# Shopsmith on craigslist; should I buy it?



## john spies (Jan 5, 2009)

It is listed for $700 Mark V

I do need a bandsaw, drill press, lathe and disc sander so will this get those jobs done well? It seems like I would save a lot of $$ and space!
BTW, how much do these things weigh?
thanks, John


----------



## Gene Howe (Jul 10, 2007)

*Yes*

The Shopsmith is a great machine. 
By itself, I guess it weighs about 200 lb. I could be way off on the high side. I haven't picked mine up lately
Your price is OK for a MKV500. If it's been upgraded to a 520, it's an even better deal but, negotiate in any case.


----------



## curiousgeorge (Nov 6, 2006)

john spies said:


> It is listed for $700 Mark V
> 
> I do need a bandsaw, drill press, lathe and disc sander so will this get those jobs done well? It seems like I would save a lot of $$ and space!
> BTW, how much do these things weigh?
> thanks, John


If it is in good running condition, it most certainly will do the job right. For more info on the Shopsmith go here:

http://www.shopsmith.com/ownersite/index.htm

and to get answers about the Shopsmith go here:

http://www.shopsmith.net/forums/


----------



## bobj3 (Jan 17, 2006)

Hi John

Think real,real hard b/4 you put out 700.oo for a shopsmith, many have them and I did at one time...they are a real PIA to use.. but that's just my 2 cents.

JUst some of the things I didn't like about it, small table saw,one VS motor,small band saw.small jointer,etc. plus the need to add more,more tools to the shopsmith,that cost almost as much as real floor model tool,,but the big drag you must break it down just to drill a hole,, I had just about all the add on items and I sold mine for 400.oo bucks..and was very happy to get that... 
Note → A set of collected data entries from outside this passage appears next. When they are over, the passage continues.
@@ -39,10 +41,17 @@
     const int base = nwg >> 3, rem = nwg & 7;
     const int L = x * base + min(x, rem) + (b >> 3);
     t_begin = L * p.tiles_per_wg;
-    t_end = min(p.tiles_m * p.tiles_n, t_begin + p.tiles_per_wg);
+    t_end = min(p.tiles_m * p.tiles_n * (VOC ? p.split : 1), t_begin + p.tiles_per_wg);
   }
   if (t_begin >= t_end) return;
-  const int n_steps = p.K >> 6;
+  int n_steps = p.K >> 6, ks = 0, step0 = 0;
+  if (VOC) {
+    const int tiles = p.tiles_m * p.tiles_n;
+    ks = t_begin / tiles;
+    t_begin -= ks * tiles; t_end -= ks * tiles;
+    step0 = ks * p.steps_per_slice;
+    n_steps = min(p.steps_per_slice, n_steps - step0);
+  }
 
   const bool is_a = wave < 4;
   const int drow = lane >> 3, dpos = lane & 7;
@@ -65,6 +74,27 @@
   const long tstep_m = is_a ? 256 * p.lda : 0, tstep_n = is_a ? 0 : (BT == 1 ? 256 * p.ldb : 256);
   const unsigned lds0 = (unsigned)(size_t)(__attribute__((address_space(3))) unsigned char*)smem;
   auto dma = [&](unsigned stage, int tm, int tn, int step) {
+    step += step0;
+    if (VOC) {
+      const __bf16* base = is_a ? p.a : p.b;
+      const long ld = is_a ? p.lda : p.ldb;
+      const int row_max = is_a ? p.M - 1 : p.b_rows - 1;
+#pragma unroll
+      for (int j = 0; j < 8; ++j) {
+        const int idx = wave * 8 + j, row = (idx & 3) * 8 + drow;
+        int grow; long gcol;
+        if (BT == 1 || is_a) {
+          grow = (is_a ? tm : tn) * 256 + ((idx >> 2) & 7) * 32 + row;
+          gcol = step * 64 + (dpos ^ ((row >> 1) & 7)) * 8;
+        } else {
+          const int i2 = idx - 32;
+          grow = step * 64 + (i2 >> 4) * 32 + row;
+          gcol = tn * 256 + ((i2 >> 2) & 3) * 64 + ((((dpos >> 2) ^ ((row >> 1) & 1)) << 2) | (dpos & 3)) * 8;
+        }
+        glds16(base + (long)min(grow, row_max) * ld + gcol, __builtin_amdgcn_readfirstlane(stage + (wave * 8 + j) * 1024));
+      }
+      return;
+    }
     const long off = tm * tstep_m + tn * tstep_n + step * sstep;
 #pragma unroll
     for (int j = 0; j < 8; ++j) glds16(gsrc[j] + off, stage + (wave * 8 + j) * 1024);
@@ -145,7 +175,14 @@
       float bs[8];
 #pragma unroll
       for (int j = 0; j < 8; ++j) bs[j] = 0.f;
-      if (p.bias) load_param(p.bias + ncol, bs);
+      if (VOC) {
+        if (EPI == kEpiBias && p.bias) {
+          if (ncol + 8 <= p.n_valid) load_param(p.bias + ncol, bs);
+          else
+#pragma unroll
+            for (int j = 0; j < 8; ++j) if (ncol + j < p.n_valid) bs[j] = p.bias[ncol + j];
+        }
+      } else if (p.bias) load_param(p.bias + ncol, bs);
       if (EPI == kEpiDgelu && blk + 2 < 4) load_u(blk + 2, uq[(blk + 2) % 3]);
 #pragma unroll
       for (int b2 = 0; b2 < 2; ++b2)
@@ -159,6 +196,10 @@
         float v[8];
         Chunk<float>::load(park + row * 64 + ech * 8, v);
         const long orow = (long)(mrow0 + row);
+        if (EPI == kEpiSlab) {
+          Chunk<float>::store(p.slabs + ((long)ks * p.M + orow) * p.N + ncol, v);
+          continue;
+        }
         if (EPI == kEpiDgelu) {
           const bf16x8 uu = uq[blk % 3][it];
 #pragma unroll
@@ -180,6 +221,9 @@
             }
           }
         }
+        if (VOC && ncol + 8 > p.n_valid)
+#pragma unroll
+          for (int j = 0; j < 8; ++j) if (ncol + j >= p.n_valid) v[j] = 0.f;
         Chunk<__bf16>::store(p.d + orow * p.ldd + ncol, v);
       }
       __builtin_amdgcn_fence(__ATOMIC_ACQ_REL, "wavefront");
@@ -190,16 +234,38 @@
   }
 }
 
-template <int BT, int EPI>
+template <int BT, int EPI, int VOC = 0>
 static hipError_t launch_ffn(const FfnGemmParams& p_in, hipStream_t st) {
   FfnGemmParams p = p_in;
-  const int tiles = p.tiles_m * p.tiles_n, cus = cu_budget();
-  p.tiles_per_wg = (tiles + cus - 1) / cus;
+  const int tiles = p.tiles_m * p.tiles_n * (VOC ? p.split : 1), cus = cu_budget();
+  p.tiles_per_wg = (VOC && p.split > 1) ? 1 : (tiles + cus - 1) / cus;
   const int grid = (tiles + p.tiles_per_wg - 1) / p.tiles_per_wg;
   const int lds = 2 * kFfnStage;
-  (void)hipFuncSetAttribute(reinterpret_cast<const void*>(ffn_gemm_kernel<BT, EPI>), hipFuncAttributeMaxDynamicSharedMemorySize, lds);
-  hipLaunchKernelGGL((ffn_gemm_kernel<BT, EPI>), dim3(grid), dim3(512), lds, st, p);
+  (void)hipFuncSetAttribute(reinterpret_cast<const void*>(ffn_gemm_kernel<BT, EPI, VOC>), hipFuncAttributeMaxDynamicSharedMemorySize, lds);
+  hipLaunchKernelGGL((ffn_gemm_kernel<BT, EPI, VOC>), dim3(grid), dim3(512), lds, st, p);
   return hipGetLastError();
+}
+
+__global__ __launch_bounds__(256) void vocab_reduce_kernel(const float* slabs, int split, long n, __bf16* out) {
+  const long e = ((long)blockIdx.x * 256 + threadIdx.x) * 8;
+  if (e >= n) return;
+  float a[8];
+  Chunk<float>::load(slabs + e, a);
+  for (int s2 = 1; s2 < split; ++s2) {
+    float b[8];
+    Chunk<float>::load(slabs + (long)s2 * n + e, b);
+#pragma unroll
+    for (int j = 0; j < 8; ++j) a[j] += b[j];
+  }
+  Chunk<__bf16>::store(out + e, a);
+}
+
+static int vocab_dgrad_split(int tiles, int steps, int& steps_per_slice) {
+  int split = cu_budget() / tiles;
+  if (split > steps / 4) split = steps / 4;
+  if (split < 1) split = 1;
+  steps_per_slice = (steps + split - 1) / split;
+  return (steps + steps_per_slice - 1) / steps_per_slice;
 }
 
 
@@ -247,3 +313,59 @@
   const hipError_t e = mmt::launch_ffn<0, mmt::kEpiDgelu>(p, (hipStream_t)stream);
   return e == hipSuccess ? MMT_OK : mmt::fail(MMT_E_LAUNCH, "mmt_ffn_dgelu_gemm: %s", hipGetErrorString(e));
 }
+
+static int vocab_check(const char* who, const void* a, const void* tab, const void* d, int64_t M, int64_t V, int64_t H,
+                       int64_t ldv, int64_t ldt, int64_t ldx) {
+  if (!a || !tab || !d) return mmt::fail(MMT_E_INVALID, "%s: NULL argument", who);
+  if (M <= 0 || V <= 0 || H <= 0 || (M % 256) || (H % 256) || M > (1 << 30) || V > (1 << 30) - 256 || H > (1 << 30))
+    return mmt::fail(MMT_E_UNSUPPORTED, "%s: needs M %% 256 == 0, H %% 256 == 0 (got M = %lld, V = %lld, H = %lld)", who,
+                     (long long)M, (long long)V, (long long)H);
+  if (ldv != (V + 255) / 256 * 256 || (ldt % 8) || ldt < H || (ldx % 8) || ldx < H)
+    return mmt::fail(MMT_E_INVALID, "%s: ldv must be V rounded up to 256, table and x strides multiples of 8 and >= H", who);
+  if (((uintptr_t)a & 15) || ((uintptr_t)tab & 15) || ((uintptr_t)d & 15)) return mmt::fail(MMT_E_INVALID, "%s: operands must be 16-byte aligned", who);
+  return MMT_OK;
+}
+
+extern "C" int mmt_vocab_logits(const void* x, int64_t ldx, const void* table, int64_t ldt, const float* bias, void* logits,
+                                int64_t ldv, int64_t M, int64_t V, int64_t H, void* stream) {
+  int rc = vocab_check("mmt_vocab_logits", x, table, logits, M, V, H, ldv, ldt, ldx);
+  if (rc != MMT_OK) return rc;
+  if (bias && ((uintptr_t)bias & 15)) return mmt::fail(MMT_E_INVALID, "mmt_vocab_logits: bias must be 16-byte aligned");
+  mmt::FfnGemmParams p{};
+  p.a = (const __bf16*)x; p.b = (const __bf16*)table; p.bias = bias; p.d = (__bf16*)logits;
+  p.lda = ldx; p.ldb = ldt; p.ldd = ldv; p.M = (int)M; p.N = (int)ldv; p.K = (int)H;
+  p.tiles_m = (int)(M / 256); p.tiles_n = (int)(ldv / 256);
+  p.b_rows = (int)V; p.n_valid = (int)V; p.split = 1; p.steps_per_slice = (int)(H / 64);
+  const hipError_t e = mmt::launch_ffn<1, mmt::kEpiBias, 1>(p, (hipStream_t)stream);
+  return e == hipSuccess ? MMT_OK : mmt::fail(MMT_E_LAUNCH, "mmt_vocab_logits: %s", hipGetErrorString(e));
+}
+
+extern "C" size_t mmt_vocab_dgrad_workspace_bytes(int64_t M, int64_t V, int64_t H) {
+  if (M <= 0 || V <= 0 || H <= 0 || (M % 256) || (H % 256) || M > (1 << 30) || V > (1 << 30) - 256 || H > (1 << 30)) return 0;
+  int sps;
+  const int split = mmt::vocab_dgrad_split((int)(M / 256 * (H / 256)), (int)((V + 255) / 256 * 4), sps);
+  return (size_t)split * M * H * sizeof(float);
+}
+
+extern "C" int mmt_vocab_dgrad(const void* dlogits, int64_t ldv, const void* table, int64_t ldt, void* dx, int64_t M,
+                               int64_t V, int64_t H, void* workspace, size_t workspace_bytes, void* stream) {
+  int rc = vocab_check("mmt_vocab_dgrad", dlogits, table, dx, M, V, H, ldv, ldt, H);
+  if (rc != MMT_OK) return rc;
+  const size_t need = mmt_vocab_dgrad_workspace_bytes(M, V, H);
+  if (!workspace || workspace_bytes < need || ((uintptr_t)workspace & 15))
+    return mmt::fail(MMT_E_WORKSPACE, "mmt_vocab_dgrad: workspace too small: need %zu bytes, got %zu", need, workspace_bytes);
+  mmt::FfnGemmParams p{};
+  p.a = (const __bf16*)dlogits; p.b = (const __bf16*)table; p.slabs = (float*)workspace;
+  p.lda = ldv; p.ldb = ldt; p.M = (int)M; p.N = (int)H; p.K = (int)ldv;
+  p.tiles_m = (int)(M / 256); p.tiles_n = (int)(H / 256);
+  p.b_rows = (int)V; p.n_valid = (int)H;
+  p.split = mmt::vocab_dgrad_split(p.tiles_m * p.tiles_n, (int)(ldv / 64), p.steps_per_slice);
+  hipStream_t st = (hipStream_t)stream;
+  hipError_t e = mmt::launch_ffn<0, mmt::kEpiSlab, 1>(p, st);
+  if (e == hipSuccess) {
+    const long n = (long)M * H;
+    hipLaunchKernelGGL(mmt::vocab_reduce_kernel, dim3((unsigned)((n / 8 + 255) / 256)), dim3(256), 0, st, p.slabs, p.split, n, (__bf16*)dx);
+    e = hipGetLastError();
+  }
+  return e == hipSuccess ? MMT_OK : mmt::fail(MMT_E_LAUNCH, "mmt_vocab_dgrad: %s", hipGetErrorString(e));
+}
diff --git a/multimodal-long-transformer-2021_amd/mmt_amd/_lib.py b/multimodal-long-transformer-2021_amd/mmt_amd/_lib.py
--- a/multimodal-long-transformer-2021_amd/mmt_amd/_lib.py
+++ b/multimodal-long-transformer-2021_amd/mmt_amd/_lib.py
@@ -38,6 +38,7 @@
            'mmt_residual_block_bwd', 'mmt_bias_gelu_fwd', 'mmt_bias_gelu_bwd', 'mmt_colsum_reduce', 'mmt_colsum_reduce_batch', 'mmt_accumulate_grad', 'mmt_grad_clip_scale', 'mmt_adamw_step', 'mmt_wgrad_accumulate',
            'mmt_wgrad_bias_accumulate', 'mmt_wgrad_grouped', 'mmt_wgrad_group_workspace_bytes', 'mmt_wgrad_workspace_bytes', 'mmt_wgrad_set_cu_budget', 'mmt_embed_fwd', 'mmt_embed_bwd', 'mmt_embed_fwd_packed', 'mmt_embed_bwd_packed',
            'mmt_embed_workspace_bytes', 'mmt_xent_fwd', 'mmt_xent_fwd_argmax', 'mmt_xent_bwd', 'mmt_xent_bwd_scaled', 'mmt_weighted_loss', 'mmt_colsum', 'mmt_colsum_workspace_bytes', 'mmt_ln_bwd_add', 'mmt_ffn_gelu_gemm', 'mmt_ffn_dgelu_gemm', 'mmt_ffn_set_cu_budget',
+           'mmt_vocab_logits', 'mmt_vocab_dgrad', 'mmt_vocab_dgrad_workspace_bytes',
            'mmt_image_patches')
 
 
@@ -206,6 +207,12 @@
   L.mmt_ffn_gelu_gemm.argtypes = [vp, i64, vp, i64, vp, vp, i64, vp, i64, i64, i64, i64, vp]
   L.mmt_ffn_dgelu_gemm.restype = ctypes.c_int
   L.mmt_ffn_dgelu_gemm.argtypes = [vp, i64, vp, i64, vp, i64, vp, vp, i64, i64, i64, i64, vp]
+  L.mmt_vocab_logits.restype = ctypes.c_int
+  L.mmt_vocab_logits.argtypes = [vp, i64, vp, i64, vp, vp, i64, i64, i64, i64, vp]
+  L.mmt_vocab_dgrad_workspace_bytes.restype = ctypes.c_size_t
+  L.mmt_vocab_dgrad_workspace_bytes.argtypes = [i64, i64, i64]
+  L.mmt_vocab_dgrad.restype = ctypes.c_int
+  L.mmt_vocab_dgrad.argtypes = [vp, i64, vp, i64, vp, i64, i64, i64, vp, ctypes.c_size_t, vp]
   L.mmt_ffn_set_cu_budget.restype = None
   L.mmt_ffn_set_cu_budget.argtypes = [ctypes.c_int32]
   L.mmt_wgrad_set_cu_budget.restype = None
diff --git a/multimodal-long-transformer-2021_amd/mmt_amd/fused.py b/multimodal-long-transformer-2021_amd/mmt_amd/fused.py
--- a/multimodal-long-transformer-2021_amd/mmt_amd/fused.py
+++ b/multimodal-long-transformer-2021_amd/mmt_amd/fused.py
@@ -356,6 +356,62 @@
     _lib.check(_lib.lib().mmt_ffn_dgelu_gemm(_p(dy), dy.stride(0), _p(w), w.stride(0), _p(u), u.stride(0),
                                              _p(bias) if bias is not None else None, _p(du), N, M, N, K, _stream(dy)))
   return du
+
+def vocab_ld(V: int) -> int:
+  return (V + 255) // 256 * 256
+
+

One rule I use,, if I buy a tool can I sell it the next day or two for the same price, the shopsmith is one tool that I found out you can do that with..  if you can get them as a good deal...

Good luck in your quest 


========




john spies said:


> It is listed for $700 Mark V
> 
> I do need a bandsaw, drill press, lathe and disc sander so will this get those jobs done well? It seems like I would save a lot of $$ and space!
> BTW, how much do these things weigh?
> thanks, John


----------



## Bogydave (Nov 14, 2008)

I have one. Tables are grooved & catch/pinch the wood sometime. Sharp edges on the grooves peel skin off knuckles, keep band-aids close. Good lathe but tool rest weak link here. Good as a power unit. 
At that price & you get some other attachments, negotiate. (What is new $ today may help you decide & if you'll use it)
It is versatile but PIA to use as bj said. Disc sander & band saw is set up always & used on mine mostly.


----------



## Hamlin (Dec 25, 2005)

Hi,

The Shopsmith's are... ok. I have to agree with Bj on this one though. I have something almost identical to it, a "supershop" made by Smithy. Too much is involved in switching from one tool to the other. I figured up the price I paid for mine, compared to buying the true tools... I'd been better off and money ahead in purchasing the independant tools. 

Just my $0.02 worth.


----------



## waynoe (Sep 29, 2004)

The shopsmith is ok. It has its place especially if you have a small shop. You have to decide what's more of a PIA moving tools around or changing setups. Fortunately I have enough room all I use it for is the bandsaw and the drill press. If you buy it make sure to get arbers so you don't have to use thier sawblades. (too pricey) And you may want to learn how to make bandsaw blades because nothing else fits shopsmith.


----------



## curiousgeorge (Nov 6, 2006)

> And you may want to learn how to make bandsaw blades because nothing else fits shopsmith.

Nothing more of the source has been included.